*** Block opens ***
# floe/backscrub

Hardware: AMD Instinct MI355X
Metric: composited frames/sec at 640×480 (batch), 1/2/4/8 MI355X + mask IoU vs CPU ref (higher is better)
Workload: dtype f32 (network) / u8 (image kernels)

## Files before the change

backscrub_amd/api.py:

```python
from __future__ import annotations

import ctypes as C
import os

import numpy as np

_HERE = os.path.dirname(os.path.abspath(__file__))
_LIB = None

_u8p = C.POINTER(C.c_uint8)
DEBUG_FN = C.CFUNCTYPE(None, C.c_void_p, C.c_char_p)
STAGE_FN = C.CFUNCTYPE(None, C.c_void_p)


class BsxError(RuntimeError):
    pass


class _Info(C.Structure):
    _fields_ = [("model_type", C.c_int), ("width", C.c_int), ("height", C.c_int), ("n_streams", C.c_int),
                ("in_w", C.c_int), ("in_h", C.c_int), ("in_c", C.c_int), ("out_w", C.c_int), ("out_h", C.c_int),
                ("out_c", C.c_int), ("roi", C.c_int * 4), ("in_roi", C.c_int * 4), ("n_ops", C.c_int), ("n_steps", C.c_int),
                ("device", C.c_int), ("norm_scale", C.c_float), ("norm_offset", C.c_float), ("nn_flops_per_frame", C.c_double),
                ("act_bytes_per_stream", C.c_size_t)]


class LaunchStat(C.Structure):
    _fields_ = [("name", C.c_char * 64), ("avg_ms", C.c_double), ("bytes", C.c_double), ("flops", C.c_double)]


SYMBOLS = [
    ("bsx_version", C.c_char_p, []),
    ("bsx_device_count", C.c_int, []),
    ("bsx_new", C.c_void_p, [C.c_char_p, C.c_size_t, C.c_size_t, C.c_size_t, C.c_int, C.c_int, DEBUG_FN, STAGE_FN, STAGE_FN, STAGE_FN, C.c_void_p]),
    ("bsx_delete", None, [C.c_void_p]),
    ("bsx_get_info", C.c_int, [C.c_void_p, C.POINTER(_Info)]),
    ("bsx_last_error", C.c_char_p, [C.c_void_p]),
    ("bsx_reset", C.c_int, [C.c_void_p, C.c_void_p]),
    ("bsx_process_host", C.c_int, [C.c_void_p, C.c_int, C.c_void_p, C.c_size_t, C.c_void_p, C.c_size_t]),
    ("bsx_process_batch", C.c_int, [C.c_void_p, C.c_void_p, C.c_int, C.c_void_p, C.c_void_p]),
    ("bsx_masks_device", C.c_void_p, [C.c_void_p]),
    ("bsx_composite_batch", C.c_int, [C.c_void_p, C.c_void_p, C.c_size_t, C.c_void_p, C.c_void_p, C.c_void_p, C.c_int, C.c_void_p]),
    ("bsx_step_batch", C.c_int, [C.c_void_p, C.c_void_p, C.c_void_p, C.c_size_t, C.c_void_p, C.c_int, C.c_void_p]),
    ("bsx_step_batch_yuyv", C.c_int, [C.c_void_p, C.c_void_p, C.c_void_p, C.c_size_t, C.c_void_p, C.c_int, C.c_void_p]),
    ("bsx_step_batch_ex", C.c_int, [C.c_void_p, C.c_void_p, C.c_void_p, C.c_size_t, C.c_void_p, C.c_int, C.c_void_p, C.c_uint]),
    ("bsx_step_batch_pipelined", C.c_int, [C.c_void_p, C.c_void_p, C.c_void_p, C.c_size_t, C.c_void_p, C.c_int, C.c_void_p, C.c_uint]),
    ("bsx_step_batch_vcam", C.c_int, [C.c_void_p, C.c_void_p, C.c_void_p, C.c_size_t, C.c_void_p, C.c_int, C.c_int, C.c_int, C.c_void_p, C.c_uint]),
    ("bsx_resize_bgr", C.c_int, [C.c_void_p, C.c_void_p, C.c_int, C.c_int, C.c_void_p, C.c_int, C.c_int, C.c_int, C.c_void_p]),
    ("bsx_bgr_to_yuyv", C.c_int, [C.c_void_p, C.c_void_p, C.c_void_p, C.c_int, C.c_int, C.c_int, C.c_void_p]),
    ("bsx_yuyv_to_bgr", C.c_int, [C.c_void_p, C.c_void_p, C.c_void_p, C.c_int, C.c_int, C.c_int, C.c_void_p]),
    ("bsx_background_load", C.c_void_p, [C.c_void_p, C.c_char_p, C.c_int]),
    ("bsx_background_from_frames", C.c_void_p, [C.c_void_p, C.c_void_p, C.c_int, C.c_int, C.c_int, C.c_double, C.c_int]),
    ("bsx_background_free", None, [C.c_void_p]),
    ("bsx_background_info", C.c_int, [C.c_void_p, C.POINTER(C.c_int), C.POINTER(C.c_int), C.POINTER(C.c_int), C.POINTER(C.c_double), C.POINTER(C.c_int)]),
    ("bsx_background_grab", C.c_int, [C.c_void_p, C.c_int, C.c_int, C.c_void_p, C.c_void_p]),
    ("bsx_media_decode", C.c_int, [C.c_char_p, C.POINTER(C.c_int), C.POINTER(C.c_int), C.POINTER(C.c_double), C.POINTER(C.POINTER(C.c_uint8)), C.c_char_p, C.c_size_t]),
    ("bsx_media_free", None, [C.POINTER(C.c_uint8)]),
    ("bsx_live_new", C.c_void_p, [C.c_void_p]),
    ("bsx_live_delete", None, [C.c_void_p]),
    ("bsx_live_set_input_frame", C.c_int, [C.c_void_p, C.c_void_p, C.c_size_t]),
    ("bsx_live_get_output_mask", C.c_int, [C.c_void_p, C.c_void_p, C.c_size_t]),
    ("bsx_live_timings", C.c_int, [C.c_void_p, C.POINTER(C.c_long), C.POINTER(C.c_long)]),
    ("bsx_gaussian_blur_bgr", C.c_int, [C.c_void_p, C.c_void_p, C.c_void_p, C.c_int, C.c_int, C.c_int, C.c_int, C.c_void_p]),
    ("bsx_debug_gauss_coeffs", C.c_int, [C.c_int, C.c_int, C.POINTER(C.c_uint32), C.POINTER(C.c_uint32)]),
    ("bsx_flip_bgr", C.c_int, [C.c_void_p, C.c_void_p, C.c_void_p, C.c_int, C.c_int, C.c_int, C.c_int, C.c_void_p]),
    ("bsx_debug_buffer", C.c_int, [C.c_void_p, C.c_int, C.POINTER(C.c_void_p), C.POINTER(C.c_size_t)]),
    ("bsx_debug_run_stage", C.c_int, [C.c_void_p, C.c_int, C.c_void_p, C.c_int, C.c_void_p]),
    ("bsx_plan_describe", C.c_char_p, [C.c_void_p]),
    ("bsx_debug_tensor", C.c_long, [C.c_void_p, C.c_int, C.POINTER(C.c_float), C.c_long]),
    ("bsx_model_precompile", C.c_int, [C.c_char_p, C.c_char_p, C.c_char_p, C.c_size_t]),
    ("bsx_model_kernel_source", C.c_long, [C.c_char_p, C.c_char_p, C.c_size_t]),
    ("bsx_model_seg_source", C.c_long, [C.c_char_p, C.c_char_p, C.c_size_t]),
    ("bsx_debug_tensor_of", C.c_long, [C.c_void_p, C.c_int, C.c_int, C.POINTER(C.c_float), C.c_long]),
    ("bsx_debug_mask_tile_stats", C.c_int, [C.c_void_p, C.c_int, C.POINTER(C.c_long)]),
    ("bsx_debug_program_timeline", C.c_int, [C.c_void_p, C.c_int, C.POINTER(C.c_ulonglong), C.c_int, C.c_void_p]),
    ("bsx_model_describe", C.c_int, [C.c_char_p, C.c_char_p, C.c_size_t]),
    ("bsx_profile_batch", C.c_int, [C.c_void_p, C.c_void_p, C.c_void_p, C.c_size_t, C.c_void_p, C.c_int, C.c_int, C.POINTER(LaunchStat), C.c_int, C.c_void_p]),
]


def lib_path() -> str:
    return os.environ.get("BSX_LIBRARY") or os.path.join(_HERE, "libbsx.so")


def lib():
    global _LIB
    if _LIB is None:
        import torch
        p = lib_path()
        if not os.path.exists(p):
            raise BsxError("libbsx.so is missing (%s): run `python -m backscrub_amd.build` — there is no CPU fallback" % p)
        L = C.CDLL(p)
        for name, res, args in SYMBOLS:
            f = getattr(L, name)
            f.restype = res
            f.argtypes = args
        _LIB = L
    return _LIB


def _check(rc, ctx=None, what=""):
    if rc != 0:
        msg = lib().bsx_last_error(ctx) or b""
        raise BsxError("%s failed (%d): %s" % (what, rc, msg.decode(errors="replace").strip()))


def _torch():
    import torch
    return torch


def _stream_ptr():
    torch = _torch()
    return C.c_void_p(torch.cuda.current_stream().cuda_stream)
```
*** Block closes ***
→ EXERCISE DETAILS
Only a number is wanted: how many lines of the material above hold "None"?

→ THE ANSWER
9